The flower is in the family of four o'clocks. Love them and had forgotten about them. I'm going to look them up to see if they can be grown here.


----------



## i_am_Lois (Jun 9, 2014)

I like to be called by my own name. I don't feel that providing my name is violating my privacy. I find it tedious when commenting another member's posts, to have to type out something like "I like what you said in your post _Neverbeencross-eyed_" or some other lengthy unreal name. It also makes it difficult for me to picture these people as people.


----------



## Ina (Jun 9, 2014)

Georgia, Would You look mine up, please!! I truly am online stupid. Mostly I just stumble around. :waves:


----------



## Harley (Jun 9, 2014)

i_am_Lois said:


> I like to be called by my own name. I don't feel that providing my name is violating my privacy. I find it tedious when commenting another member's posts, to have to type out something like "I like what you said in your post _Neverbeencross-eyed_" or some other lengthy unreal name. It also makes it difficult for me to picture these people as people.




You can call me, Vix.. I may change to my old familiar name..I'm deciding..


----------



## GeorgiaXplant (Jun 9, 2014)

Ina said:


> Georgia, Would You look mine up, please!! I truly am online stupid. Mostly I just stumble around. :waves:



Mr. Google says that Ina has its origins in Latin, meaning "mother" and in another place that it's a diminutive of names ending in "ina".


----------



## Ina (Jun 9, 2014)

I have always hated my name, and now I hate it even more!!!


----------



## hollydolly (Jun 9, 2014)

I just plucked mine out of the clean air.

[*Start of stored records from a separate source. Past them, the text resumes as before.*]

# NAIST-Archlab/vsim

Hardware: AMD Instinct MI355X
Metric: decode tokens/sec GPT-J-6B Q4_0 @1 GPU; achieved HBM GB/s vs peak (higher is better)
Workload: dtype f32 (Q4_0 x Q4_0 operands); 1 GPU; gpt-j-6B Q4_0 decode, 874 timed tokens after a 5-token prompt + 5 warm-up tokens, batch 1; mode=exact, n_ctx=980, parallelism=single, graph=True

## Files before the change

vsim_amd/csrc/common.hpp:

```cpp
#pragma once

#include <hip/hip_runtime.h>
#include <stdint.h>

#include <map>
#include <string>

#include "../../include/vsim_hip.h"

namespace vsim {

constexpr int QK = 32;
constexpr int QBYTES = 20;

constexpr int T32 = 32;

typedef float f32x4 __attribute__((ext_vector_type(4)));
typedef unsigned int u32x4 __attribute__((ext_vector_type(4)));

struct W4 {
  const uint8_t *qs;
  const float *d;
  int rows, k, tiles;
  __host__ __device__ int nb() const { return k / QK; }
  __host__ __device__ size_t off(int r, int b) const {
    return ((size_t)(r / T32) * nb() + b) * T32 + (r & (T32 - 1));
  }
};

inline size_t w4_bytes(int rows, int k) { return (size_t)((rows + T32 - 1) / T32) * T32 * (k / QK) * QBYTES; }

inline W4 w4_view(const void *base, int rows, int k) {
  W4 v;
  v.rows = rows;
  v.k = k;
  v.tiles = (rows + T32 - 1) / T32;
  const size_t nblk = (size_t)v.tiles * T32 * (k / QK);
  v.qs = (const uint8_t *)base;
  v.d = (const float *)((const uint8_t *)base + nblk * 16);
  return v;
}

enum { EPI_STORE = 0, EPI_GELU_Q = 1 };
struct GemvJob {
  W4 w;
  const float *xd;
  const uint8_t *xqs;
  const float *xdd;
  const float *bias;
  float *y;
  int epi;
  const uint16_t *gelu_tab;
  uint8_t *oq_qs;
  float *oq_d;
  float *oxd;
};
struct GemvBatch {
  GemvJob j[4];
  int nj;
};

struct LnQuantJob {
  const float *x;
  const float *w, *b;
  uint8_t *qs;
  float *d;
  float *xd;
  const float *ja, *jab, *jf, *jfb;
  float *jout;
  unsigned *ep;
};

struct TailLn {
  const float *x;
  const float *ab, *fb;
  float *jout;
  const float *w1, *b1;
  uint8_t *q1;
  float *d1, *xd1;
  const float *w2, *b2;
  uint8_t *q2;
  float *d2, *xd2;
  unsigned long long *og, *jg;
  uint4 *rec;
  const unsigned *ep;
  unsigned *stats;
  int il;
};
constexpr int LNT_MAX_TILES = 256;

struct AttnJob {
  const float *q, *k, *v;
  float *kc, *vc;
  const int *npast;
  const double2 *cs;
  const uint16_t *etab;
  int d, H, n_rot, style;
  int n_ctx;
  int nsplit;
  int kqv_nth;
  float scale;
  const float *alibi;
  uint8_t *oq_qs;
  float *oq_d, *oxd;
  float *out;
};

constexpr int ATT_VTF = 8192;
__host__ __device__ constexpr int attn_lds_floats(int d, int n_ctx) {
  return ((2 * d + n_ctx + 3) & ~3) + 2 * ATT_VTF;
}

int launch_ln_quant(const LnQuantJob &j0, const LnQuantJob *j1, int n, hipStream_t s);
int launch_residual_join(const float *x, const float *a, const float *ab, const float *f, const float *fb, float *out,
                         int n, hipStream_t s);
int launch_gemv_epi(const GemvBatch &B, int mode, hipStream_t s);
int launch_attn_decode(const AttnJob &A, int n_ctx, hipStream_t s);
struct AttnRows {
  float *const *kc, *const *vc;
  size_t loff;
  const int *npast;
};
int launch_attn_decode_batch(const AttnJob &A, const AttnRows &R, int B, int n_ctx, hipStream_t s);
int launch_gemv_chain_batch(const GemvBatch &B, hipStream_t s);
bool gemv_chain_solo(const GemvBatch &B);

__device__ __forceinline__ float bits_f(uint32_t w) { return __uint_as_float(w); }
__device__ __forceinline__ uint32_t f_bits(float f) { return __float_as_uint(f); }

__device__ __forceinline__ float h2f(uint16_t h) {
  const uint32_t w = (uint32_t)h << 16;
  const uint32_t sign = w & 0x80000000u;
  const uint32_t two_w = w + w;
  const float normalized = bits_f((two_w >> 4) + (0xE0u << 23)) * 0x1.0p-112f;
  const float denormalized = bits_f((two_w >> 17) | (126u << 23)) - 0.5f;
  return bits_f(sign | (two_w < (1u << 27) ? f_bits(denormalized) : f_bits(normalized)));
}

__device__ __forceinline__ uint16_t f2h(float f) {
  float base = (fabsf(f) * 0x1.0p+112f) * 0x1.0p-110f;
  const uint32_t w = f_bits(f);
  const uint32_t shl1_w = w + w;
  const uint32_t sign = w & 0x80000000u;
  uint32_t bias = shl1_w & 0xFF000000u;
  if (bias < 0x71000000u) bias = 0x71000000u;
  base = bits_f((bias >> 1) + 0x07800000u) + base;
  const uint32_t bits = f_bits(base);
  const uint32_t exp_bits = (bits >> 13) & 0x00007C00u;
  const uint32_t mantissa_bits = bits & 0x00000FFFu;
  const uint32_t nonsign = exp_bits + mantissa_bits;
  return (uint16_t)((sign >> 16) | (shl1_w > 0xFF000000u ? 0x7E00u : nonsign));
}

// ... 188 lines not shown
```

vsim_amd/csrc/gemv_chain.hip:

```cpp
#include <cstdlib>
#include <cstring>

#ifdef VSIM_NB_STAMPS
namespace vsim {
__device__ unsigned long long g_nb_stamps[2048][32];
}
#define ATT_STAMP(i) \
  if (threadIdx.x == 0) g_nb_stamps[1536 + blockIdx.x][4 + (i)] = __builtin_amdgcn_s_memrealtime()
#endif
#include "attn.hpp"
#include "kern.hpp"
#include "../../include/vsim_hip.h"

namespace vsim {

typedef const __attribute__((address_space(4))) float sfloat;
typedef const __attribute__((address_space(1))) u32x4 gu32x4;
typedef const __attribute__((address_space(1))) float gfloat;
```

I am a prominent member of several other forums where I use the same ID.
For this one I wanted something that would keep me anonymous for no ulterior reason,  but just so I can post on a forum where no-one knows me for a change..


----------



## Capt Lightning (Jun 9, 2014)

This is a long story, but basically......................
My real name is George (which I don't like) and at one time I was the only George in the Department.  Then another one joined - he too had a beard and wore glasses, so I became 'Mad George' and he became 'Big George'.    OK so far?????   Then one day, the firm's telephone exchange called me and asked if I was "Mad George".  I said yes and they asked if I could change it because it looked bad if the company was employing mad people.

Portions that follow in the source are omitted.